• Work instruction: Go through the entries below. Copy out every line that contains "QUADS".

Dataset entries
BEGIN

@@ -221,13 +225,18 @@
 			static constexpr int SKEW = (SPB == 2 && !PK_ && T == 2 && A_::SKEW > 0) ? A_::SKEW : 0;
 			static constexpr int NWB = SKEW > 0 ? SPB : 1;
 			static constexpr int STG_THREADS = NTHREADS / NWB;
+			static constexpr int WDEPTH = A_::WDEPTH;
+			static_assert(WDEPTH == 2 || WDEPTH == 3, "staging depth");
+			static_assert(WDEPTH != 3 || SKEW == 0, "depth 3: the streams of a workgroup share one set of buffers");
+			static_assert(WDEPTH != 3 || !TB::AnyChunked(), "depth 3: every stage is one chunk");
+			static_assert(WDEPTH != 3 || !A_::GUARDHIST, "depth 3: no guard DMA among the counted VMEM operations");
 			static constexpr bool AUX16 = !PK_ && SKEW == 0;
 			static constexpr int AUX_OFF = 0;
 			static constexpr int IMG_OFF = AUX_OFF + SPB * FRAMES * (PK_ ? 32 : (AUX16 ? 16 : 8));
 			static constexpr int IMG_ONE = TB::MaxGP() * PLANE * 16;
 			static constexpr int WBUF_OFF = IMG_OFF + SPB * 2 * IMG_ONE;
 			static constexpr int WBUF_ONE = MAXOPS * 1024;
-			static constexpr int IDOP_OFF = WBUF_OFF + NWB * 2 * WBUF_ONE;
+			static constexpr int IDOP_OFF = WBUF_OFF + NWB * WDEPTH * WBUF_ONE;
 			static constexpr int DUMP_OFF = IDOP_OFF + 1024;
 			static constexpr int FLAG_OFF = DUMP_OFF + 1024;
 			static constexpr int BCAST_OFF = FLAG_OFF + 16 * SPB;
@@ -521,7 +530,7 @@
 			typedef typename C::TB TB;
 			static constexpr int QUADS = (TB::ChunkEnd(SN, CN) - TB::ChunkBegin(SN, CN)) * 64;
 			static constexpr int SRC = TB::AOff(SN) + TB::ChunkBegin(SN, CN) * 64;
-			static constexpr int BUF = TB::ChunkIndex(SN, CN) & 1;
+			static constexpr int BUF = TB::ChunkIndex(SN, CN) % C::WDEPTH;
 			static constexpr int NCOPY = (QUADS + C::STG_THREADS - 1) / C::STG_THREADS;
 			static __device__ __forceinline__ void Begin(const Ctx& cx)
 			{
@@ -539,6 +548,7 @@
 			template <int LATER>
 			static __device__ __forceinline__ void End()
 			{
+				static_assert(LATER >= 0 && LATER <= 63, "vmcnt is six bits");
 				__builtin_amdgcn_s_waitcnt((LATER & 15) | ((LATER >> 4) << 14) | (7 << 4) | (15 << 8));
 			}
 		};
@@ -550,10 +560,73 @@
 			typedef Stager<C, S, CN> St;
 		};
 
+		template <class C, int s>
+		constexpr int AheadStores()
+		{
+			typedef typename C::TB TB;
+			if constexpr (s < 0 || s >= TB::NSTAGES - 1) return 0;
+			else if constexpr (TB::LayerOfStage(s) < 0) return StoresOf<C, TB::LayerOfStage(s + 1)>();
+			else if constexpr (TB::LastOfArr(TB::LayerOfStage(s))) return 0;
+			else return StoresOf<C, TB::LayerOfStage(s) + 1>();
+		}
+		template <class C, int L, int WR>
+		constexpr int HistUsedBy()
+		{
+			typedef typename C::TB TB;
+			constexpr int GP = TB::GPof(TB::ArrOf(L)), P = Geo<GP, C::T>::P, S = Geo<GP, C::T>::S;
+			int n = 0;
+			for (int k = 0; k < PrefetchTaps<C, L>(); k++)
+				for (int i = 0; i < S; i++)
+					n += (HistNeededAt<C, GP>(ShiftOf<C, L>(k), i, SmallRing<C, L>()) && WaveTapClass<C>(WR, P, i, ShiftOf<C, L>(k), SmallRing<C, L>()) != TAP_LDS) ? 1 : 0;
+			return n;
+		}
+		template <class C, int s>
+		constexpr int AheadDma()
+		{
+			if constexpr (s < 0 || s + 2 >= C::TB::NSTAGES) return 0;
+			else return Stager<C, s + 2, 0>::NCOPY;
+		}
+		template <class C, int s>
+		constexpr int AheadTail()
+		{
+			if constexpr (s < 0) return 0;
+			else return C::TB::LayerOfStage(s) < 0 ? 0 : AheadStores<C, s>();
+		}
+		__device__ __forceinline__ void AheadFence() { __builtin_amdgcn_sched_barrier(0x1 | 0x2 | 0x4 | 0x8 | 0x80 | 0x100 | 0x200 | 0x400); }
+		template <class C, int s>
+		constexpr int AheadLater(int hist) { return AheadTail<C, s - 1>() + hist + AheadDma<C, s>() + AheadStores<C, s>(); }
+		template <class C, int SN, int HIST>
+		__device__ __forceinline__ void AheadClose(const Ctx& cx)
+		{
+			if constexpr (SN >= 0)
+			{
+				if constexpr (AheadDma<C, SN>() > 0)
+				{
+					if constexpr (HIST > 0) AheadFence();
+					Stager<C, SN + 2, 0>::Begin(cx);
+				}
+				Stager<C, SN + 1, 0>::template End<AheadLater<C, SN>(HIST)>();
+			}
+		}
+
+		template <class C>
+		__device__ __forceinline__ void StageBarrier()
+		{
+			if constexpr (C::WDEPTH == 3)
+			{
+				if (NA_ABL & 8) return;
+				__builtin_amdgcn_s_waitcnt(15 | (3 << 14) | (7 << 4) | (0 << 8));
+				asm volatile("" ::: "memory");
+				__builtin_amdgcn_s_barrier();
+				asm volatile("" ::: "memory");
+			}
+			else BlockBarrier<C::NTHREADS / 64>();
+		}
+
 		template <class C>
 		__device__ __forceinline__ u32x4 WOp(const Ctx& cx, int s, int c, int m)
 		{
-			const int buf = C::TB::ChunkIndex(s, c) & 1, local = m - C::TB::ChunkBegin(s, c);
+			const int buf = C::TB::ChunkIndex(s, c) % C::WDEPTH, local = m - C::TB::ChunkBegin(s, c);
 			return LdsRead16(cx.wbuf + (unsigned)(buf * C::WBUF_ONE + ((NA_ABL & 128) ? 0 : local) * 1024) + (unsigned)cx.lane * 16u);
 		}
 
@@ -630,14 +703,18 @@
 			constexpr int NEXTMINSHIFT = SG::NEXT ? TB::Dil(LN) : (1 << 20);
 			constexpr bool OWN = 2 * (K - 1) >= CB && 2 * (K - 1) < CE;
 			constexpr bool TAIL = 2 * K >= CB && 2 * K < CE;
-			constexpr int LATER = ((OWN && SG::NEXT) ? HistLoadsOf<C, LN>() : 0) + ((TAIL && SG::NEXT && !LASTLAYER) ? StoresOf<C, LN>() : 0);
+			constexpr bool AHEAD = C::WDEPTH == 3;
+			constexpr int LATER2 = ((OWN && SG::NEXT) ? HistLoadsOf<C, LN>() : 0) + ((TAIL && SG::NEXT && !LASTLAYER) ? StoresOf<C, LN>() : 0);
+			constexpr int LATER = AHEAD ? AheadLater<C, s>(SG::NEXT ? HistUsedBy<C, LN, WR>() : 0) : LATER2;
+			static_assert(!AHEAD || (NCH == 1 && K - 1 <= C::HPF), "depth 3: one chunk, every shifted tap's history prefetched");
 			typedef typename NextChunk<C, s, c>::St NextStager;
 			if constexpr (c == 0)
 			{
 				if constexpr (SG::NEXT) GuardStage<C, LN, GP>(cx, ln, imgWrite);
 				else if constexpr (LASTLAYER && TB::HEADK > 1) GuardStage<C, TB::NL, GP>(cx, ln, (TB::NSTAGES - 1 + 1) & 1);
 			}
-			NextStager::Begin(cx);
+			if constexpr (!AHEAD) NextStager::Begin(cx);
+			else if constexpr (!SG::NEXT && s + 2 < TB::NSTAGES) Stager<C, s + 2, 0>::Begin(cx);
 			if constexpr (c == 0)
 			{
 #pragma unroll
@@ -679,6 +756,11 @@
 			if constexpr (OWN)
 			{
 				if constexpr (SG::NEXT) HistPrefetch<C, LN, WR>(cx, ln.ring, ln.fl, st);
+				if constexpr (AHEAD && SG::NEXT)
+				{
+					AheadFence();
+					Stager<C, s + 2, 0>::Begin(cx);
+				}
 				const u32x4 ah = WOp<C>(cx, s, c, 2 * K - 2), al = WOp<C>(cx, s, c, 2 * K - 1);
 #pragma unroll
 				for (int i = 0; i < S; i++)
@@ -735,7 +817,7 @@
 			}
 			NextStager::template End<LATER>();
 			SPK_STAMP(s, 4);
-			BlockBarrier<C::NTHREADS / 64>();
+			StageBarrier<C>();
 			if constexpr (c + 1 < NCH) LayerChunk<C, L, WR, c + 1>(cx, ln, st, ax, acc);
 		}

END

• Response to the task:
 			static constexpr int QUADS = (TB::ChunkEnd(SN, CN) - TB::ChunkBegin(SN, CN)) * 64;
 			static constexpr int NCOPY = (QUADS + C::STG_THREADS - 1) / C::STG_THREADS;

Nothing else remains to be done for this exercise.